* BRIEF: Beginning at the first line of the data, print each line exactly, stopping after the line that contains "nbig2, ntail2, tail02;".

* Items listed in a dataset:
+        count(0x7FFFFFFF, 0, nwg, nbig, ntail, tail0);
+        const int rounds = n_cu > 0 ? nwg / n_cu : 0, rem = nwg - rounds * n_cu;
+        if (SEQ_LAB_PLAN == 1 || (SEQ_LAB_PLAN == 0 && n_cu > 0 && rem > 0 && 2 * rem <= n_cu && nbig <= rounds * n_cu)) {
+            int nwg2, nbig2, ntail2, tail02;
+            count(SEQ_LAB_PLAN == 1 ? 0 : rounds * n_cu, 1, nwg2, nbig2, ntail2, tail02);
+            if (SEQ_LAB_PLAN == 1 || ntail2 <= n_cu) sel = 1, nwg = nwg2, tail0 = tail02;
+        }
+        s_sel = sel, s_nwg = nwg;
+        n_wg[0] = nwg, n_wg[1] = tail0 < 0 ? nwg : tail0;
+    }
+    __syncthreads();
+    PSTAMP(2);
+    const int sel = s_sel, nwg_all = s_nwg;
+    int wf[PT];
+#pragma unroll
+    for (int k = 0; k < PT; ++k) wf[k] = 0;
+    for (int T = C; T >= 1; --T) {
+        const int n = s_hist[T];
+        if (n == 0) continue;
+        const int exist = c_exist[sel][T], newbase = c_newbase[sel][T], nnorm = c_nnorm[sel][T], ntl = c_ntail[sel][T],
+                  base = s_start[T];
+#pragma unroll
+        for (int k = 0; k < PT; ++k) {
+            const int w = tid + 1024 * k;
+            if (1024 * k >= nwg_all) break;
+            if (w < newbase) {
+                const int f = wf[k];
+                if (f >= T && exist > 0) {
+                    const int q = f / T, i0 = c_cum[sel][T][f] + q * atomicAdd(&s_rank[T][f], 1);
+                    if (i0 < exist) {
+                        s_first[base + i0] = (unsigned short)w;
+                        wf[k] = f - T * (exist - i0 < q ? exist - i0 : q);
+                    }
+                }
+            } else if (w < newbase + nnorm) {
+                const int qnew = C / T, j_ = w - newbase, norm = c_norm[sel][T];
+                wf[k] = C - T * (norm - j_ * qnew < qnew ? norm - j_ * qnew : qnew);
+            } else if (w < newbase + nnorm + ntl) {
+                const int qt = CT / T, j_ = w - newbase - nnorm, left = n - exist - c_norm[sel][T];
+                wf[k] = CT - T * (left - j_ * qt < qt ? left - j_ * qt : qt);
+            }
+        }
+    }
+    __syncthreads();
+    PSTAMP(3);
+#pragma unroll
+    for (int j = 0; j < PT; ++j) {
+        const int T = my_T[j], i = my_rk[j];
+        if (T == 0) continue;
+        const int exist = c_exist[sel][T], norm = c_norm[sel][T], qnew = C / T;
+        int w, slot;
+        if (i < exist) {
+            int f = T;
+            while (f < C - 1 && i >= c_cum[sel][T][f + 1]) ++f;
+            const int s_ = i - c_cum[sel][T][f], q = f / T, r = s_ / q;
+            w = s_first[s_start[T] + c_cum[sel][T][f] + r * q];
+            slot = (C - f) + (s_ - r * q) * T;
+        } else if (i - exist < norm) {
+            const int j_ = i - exist;
+            w = c_newbase[sel][T] + j_ / qnew;
+            slot = (j_ % qnew) * T;
+        } else {
+            const int j_ = i - exist - norm, qt = T <= CT ? CT / T : 1;
+            w = c_newbase[sel][T] + c_nnorm[sel][T] + j_ / qt;
+            slot = (C - CT) + (j_ % qt) * T;
+        }
+        place[tid + 1024 * j] = 16 * w + slot;
+    }
+#ifdef PLAN_STAMP
+    if ((tid & 63) == 0) g_plan_t[16 + (tid >> 6)] = __builtin_amdgcn_s_memtime();
+#endif
 }
 
 __global__ void __launch_bounds__(256) k_plan_fill(const int64_t *__restrict__ seq, const int32_t *__restrict__ pos, int B,
-                                                   int L, const int32_t *__restrict__ off, int32_t *__restrict__ qrow,
-                                                   int32_t *__restrict__ tok_row, int32_t *__restrict__ padq) {
-    const int b = blockIdx.x * 4 + (threadIdx.x >> 6), lane = threadIdx.x & 63;
+                                                   int L, const int32_t *__restrict__ cnt, int32_t *__restrict__ off,
+                                                   int32_t *__restrict__ qrow, int32_t *__restrict__ tok_row,
+                                                   int32_t *__restrict__ padq, int32_t *__restrict__ m_dev,
+                                                   int32_t *__restrict__ tile_seq, int32_t *__restrict__ tile_qb,
+                                                   int32_t *__restrict__ seq_row0, int32_t *__restrict__ qrow_tile, int tiles_cap) {
+    __shared__ int s_part[4];
+    const int wave = threadIdx.x >> 6, b = blockIdx.x * 4 + wave, lane = threadIdx.x & 63;
+    int base = 0;
+    for (int i = threadIdx.x; i < 4 * (int)blockIdx.x; i += 256) base += cnt[i];
+    for (int o = 32; o >= 1; o >>= 1) base += __shfl_xor(base, o);
+    if (lane == 0) s_part[wave] = base;
+    __syncthreads();
     if (b >= B) return;
+    int o = s_part[0] + s_part[1] + s_part[2] + s_part[3];
+    for (int i = 4 * blockIdx.x; i < b; ++i) o += cnt[i];
+    const int ob = o;
     int p = pos[b];
     p = p < 0 ? 0 : (p >= L ? L - 1 : p);
     const int64_t *sq = seq + (int64_t)b * L;
-    int o = off[b];
+    if (lane == 0) off[b] = ob;
+    int below = 0;
     for (int t0 = 0; t0 < L; t0 += 64) {
         const int t = t0 + lane;
         const bool v = plan_valid(sq, t, L, p);
@@ -108,245 +318,30 @@
             tok_row[idx] = b * L + t;
             if (t == p) {
                 qrow[b] = idx;
-                padq[b] = (sq[t] == 0) ? idx - off[b] : -1;
-            }
-        }
+                padq[b] = (sq[t] == 0) ? idx - ob : -1;
+            }
+        }
+        const int nlow = p - t0;
+        below += __popcll(m & (nlow >= 64 ? ~0ull : (nlow <= 0 ? 0ull : (1ull << nlow) - 1ull)));
         o += __popcll(m);
     }
-}
-
-static int irs_cu_count() {
-    static int n_cu = 0;
-    if (n_cu == 0) {
-        int dev = 0;
-        if (hipGetDevice(&dev) != hipSuccess ||
-            hipDeviceGetAttribute(&n_cu, hipDeviceAttributeMultiprocessorCount, dev) != hipSuccess || n_cu <= 0)
-            n_cu = 256;
-    }
-    return n_cu;
-}
-
-#define SEQ_WG_TILES 8
-#define SEQ_WG_BLOCKS 16
-#define SEQ_AUTO_MIN_SEQS 384
-#define SEQ_RMAX 48
-#define SEQ_TAIL_BLOCKS 8
-#ifndef SEQ_LAB_PLAN
-#define SEQ_LAB_PLAN 0
-#endif
-__host__ __device__ __forceinline__ int seq_half_of_block(bool slot_odd, int nb, int blk) {
-    const int mir = nb - 1 - blk;
-    if (!slot_odd) {
-        if ((nb & 1) && blk == mir) return nb - 1;
-        return blk < mir ? 2 * blk : 2 * mir + 1;
-    }
-    if (nb & 1) {
-        if (blk == mir) return 0;
-        return blk < mir ? 1 + 2 * blk : 2 + 2 * mir;
-    }
-    if (blk == nb / 2 - 1) return 0;
-    if (blk == nb / 2) return nb - 1;
-    return blk < mir ? 1 + 2 * blk : 2 + 2 * mir;
-}
-#define SEQ_PLAN_PER_THREAD 8
-__global__ void __launch_bounds__(1024) k_plan_seq(const int32_t *__restrict__ cnt, const int32_t *__restrict__ off,
-                                                   const int32_t *__restrict__ qrow, int B, int32_t *__restrict__ tile_seq,
-                                                   int32_t *__restrict__ tile_qb, int32_t *__restrict__ seq_row0,
-                                                   int32_t *__restrict__ qrow_tile, int32_t *__restrict__ n_wg, int tiles_cap,
-                                                   int n_cu) {
-    constexpr int C = SEQ_WG_BLOCKS, PT = SEQ_PLAN_PER_THREAD, CT = SEQ_TAIL_BLOCKS;
-    __shared__ int s_hist[C + 1], s_start[C + 2];
-    __shared__ int p_n[C], p_s[C][SEQ_RMAX], p_l[C][SEQ_RMAX];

* ANSWER AREA:
+        count(0x7FFFFFFF, 0, nwg, nbig, ntail, tail0);
+        const int rounds = n_cu > 0 ? nwg / n_cu : 0, rem = nwg - rounds * n_cu;
+        if (SEQ_LAB_PLAN == 1 || (SEQ_LAB_PLAN == 0 && n_cu > 0 && rem > 0 && 2 * rem <= n_cu && nbig <= rounds * n_cu)) {
+            int nwg2, nbig2, ntail2, tail02;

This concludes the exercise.